Records provided:
@@ -258,7 +276,8 @@
   const long long r_begin = (long long)blockIdx.z * p.rows_per_slice;
   long long r_end = r_begin + p.rows_per_slice;
   if (r_end > p.R) r_end = p.R;
-  const int k_tiles = (int)((r_end - r_begin + BKR - 1) / BKR);
+  const int k_tiles = (int)((r_end - r_begin + BK - 1) / BK);
+  const int n_stages = (k_tiles + KS - 1) / KS;
   if (threadIdx.x == 0) {
     for (int s = 0; s < kStages; ++s) { mbar_init(&full[s], 1); mbar_init(&empty[s], kConsumerWarps); }
     asm volatile("fence.mbarrier_init.release.cluster;" ::: "memory");
@@ -269,86 +288,98 @@
     reg_dealloc<40>();
     if (threadIdx.x == 0) {
       prefetch_map(&map_a); prefetch_map(&map_g);
-      for (int kt = 0; kt < k_tiles; ++kt) {
-        const int s = kt % kStages;
-        mbar_wait_hint(&empty[s], ((kt / kStages) & 1) ^ 1);
-        uint8_t* st = smem + s * S::kStageBytes;
-        const int r = (int)(r_begin + (long long)kt * BKR);
+      for (int st = 0; st < n_stages; ++st) {
+        const int s = st % kStages;
+        mbar_wait_hint(&empty[s], ((st / kStages) & 1) ^ 1);
+        uint8_t* sp = smem + s * S::kStageBytes;
+        const int r = (int)(r_begin + (long long)st * S::kRows);
         mbar_expect_tx(&full[s], (uint32_t)(S::kABytes + S::kGRawBytes));
 #pragma unroll
-        for (int b = 0; b < BM / 32; ++b) tma_load_2d(st + b * kBoxBytes, &map_a, m0 + 32 * b, r, &full[s]);
-        tma_load_2d(st + S::kABytes, &map_g, n0, r, &full[s]);
+        for (int b = 0; b < BM / 32; ++b) tma_load_2d(sp + b * S::kBoxBytes, &map_a, m0 + 32 * b, r, &full[s]);
+        tma_load_2d(sp + S::kABytes, &map_g, n0, r, &full[s]);
       }
     }
   } else {
     reg_alloc<232>();
     const int ct = threadIdx.x - 128;
     const int row_wg = (wgi - 1) * 64 + (warp & 3) * 16;
+    auto g_hi = [&](int s, int j) { return smem_u32(smem + s * S::kStageBytes) + S::kABytes + S::kGRawBytes + j * S::kGBytes; };
     auto transpose_split = [&](int s) {
-      const uint32_t g_raw = smem_u32(smem + s * S::kStageBytes) + S::kABytes, g_hi = g_raw + S::kGRawBytes,
-                     g_lo = g_hi + S::kGBytes;
-      for (int i = ct; i < BN * (BKR / 4); i += kConsumerThreads) {
+      const uint32_t g_raw = smem_u32(smem + s * S::kStageBytes) + S::kABytes;
+      for (int i = ct; i < BN * (S::kRows / 4); i += kConsumerThreads) {
         const int n = i % BN, rq = i / BN;
+        const int r0 = (rq >> 3) * BK + ((rq & 7) >> 1) * 8 + (rq & 1);
         float4 v;
-        v.x = lds32(g_raw + (uint32_t)((4 * rq + 0) * BN + n) * 4u);
-        v.y = lds32(g_raw + (uint32_t)((4 * rq + 1) * BN + n) * 4u);
-        v.z = lds32(g_raw + (uint32_t)((4 * rq + 2) * BN + n) * 4u);
-        v.w = lds32(g_raw + (uint32_t)((4 * rq + 3) * BN + n) * 4u);
+        v.x = lds32(g_raw + (uint32_t)((r0 + 0) * BN + n) * 4u);
+        v.y = lds32(g_raw + (uint32_t)((r0 + 2) * BN + n) * 4u);
+        v.z = lds32(g_raw + (uint32_t)((r0 + 4) * BN + n) * 4u);
+        v.w = lds32(g_raw + (uint32_t)((r0 + 6) * BN + n) * 4u);
         float4 h;
         h.x = tf32_rn_fast(v.x); h.y = tf32_rn_fast(v.y); h.z = tf32_rn_fast(v.z); h.w = tf32_rn_fast(v.w);
-        const uint32_t off = (uint32_t)n * 128u + (uint32_t)((rq ^ (n & 7)) << 4);
-        sts128(g_hi + off, h);
-        sts128(g_lo + off, make_float4(tf32_rn_fast(v.x - h.x), tf32_rn_fast(v.y - h.y), tf32_rn_fast(v.z - h.z),
-                                       tf32_rn_fast(v.w - h.w)));
+        const uint32_t hi = g_hi(s, rq >> 3), off = (uint32_t)n * 128u + (uint32_t)(((rq & 7) ^ (n & 7)) << 4);
+        sts128(hi + off, h);
+        sts128(hi + KS * S::kGBytes + off, make_float4(tf32_rn_fast(v.x - h.x), tf32_rn_fast(v.y - h.y),
+                                                       tf32_rn_fast(v.z - h.z), tf32_rn_fast(v.w - h.w)));
       }
       fence_async_smem();
+    };
+    auto load_split = [&](int kt, uint32_t (&h)[16], uint32_t (&l)[16]) {
+      const uint32_t a = smem_u32(smem + ((kt / KS) % kStages) * S::kStageBytes) + (uint32_t)(kt % KS) * (BK * 128u);
+      load_at_split<S::kBoxBytes>(a, row_wg, lane, h, l);
     };
     float acc[BN / 2], part[BN / 2];
     int kt = 0;
     auto step = [&](const uint32_t (&hc)[16], const uint32_t (&lc)[16], uint32_t (&hn)[16], uint32_t (&ln)[16]) {
-      const int s = kt % kStages;
-      const uint32_t g_hi = smem_u32(smem + s * S::kStageBytes) + S::kABytes + S::kGRawBytes;
-      mma_ktile_3xtf32<BN, true>(part, hc, lc, g_hi, g_hi + S::kGBytes);
+      const int st = kt / KS, s = st % kStages;
+      const uint32_t ghi = g_hi(s, kt % KS);
+      mma_ktile_3xtf32<BN, true>(part, hc, lc, ghi, ghi + KS * S::kGBytes);
       const bool more = kt + 1 < k_tiles;
+      const bool opens = more && (kt + 1) % KS == 0;
       if (more) {
-        const int s1 = (kt + 1) % kStages;
-        mbar_wait_hint(&full[s1], ((kt + 1) / kStages) & 1);
-        transpose_split(s1);
-        load_at_split(smem_u32(smem + s1 * S::kStageBytes), row_wg, lane, hn, ln);
+        if (opens) {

Work item: Nothing but the lines above from the one containing "BN * (S::kRows" through the one containing "v.x = lds32(g_raw + (uint32_t)((4" should appear in the answer, each repeated exactly.

Result of the exercise:
+      for (int i = ct; i < BN * (S::kRows / 4); i += kConsumerThreads) {
         const int n = i % BN, rq = i / BN;
+        const int r0 = (rq >> 3) * BK + ((rq & 7) >> 1) * 8 + (rq & 1);
         float4 v;
-        v.x = lds32(g_raw + (uint32_t)((4 * rq + 0) * BN + n) * 4u);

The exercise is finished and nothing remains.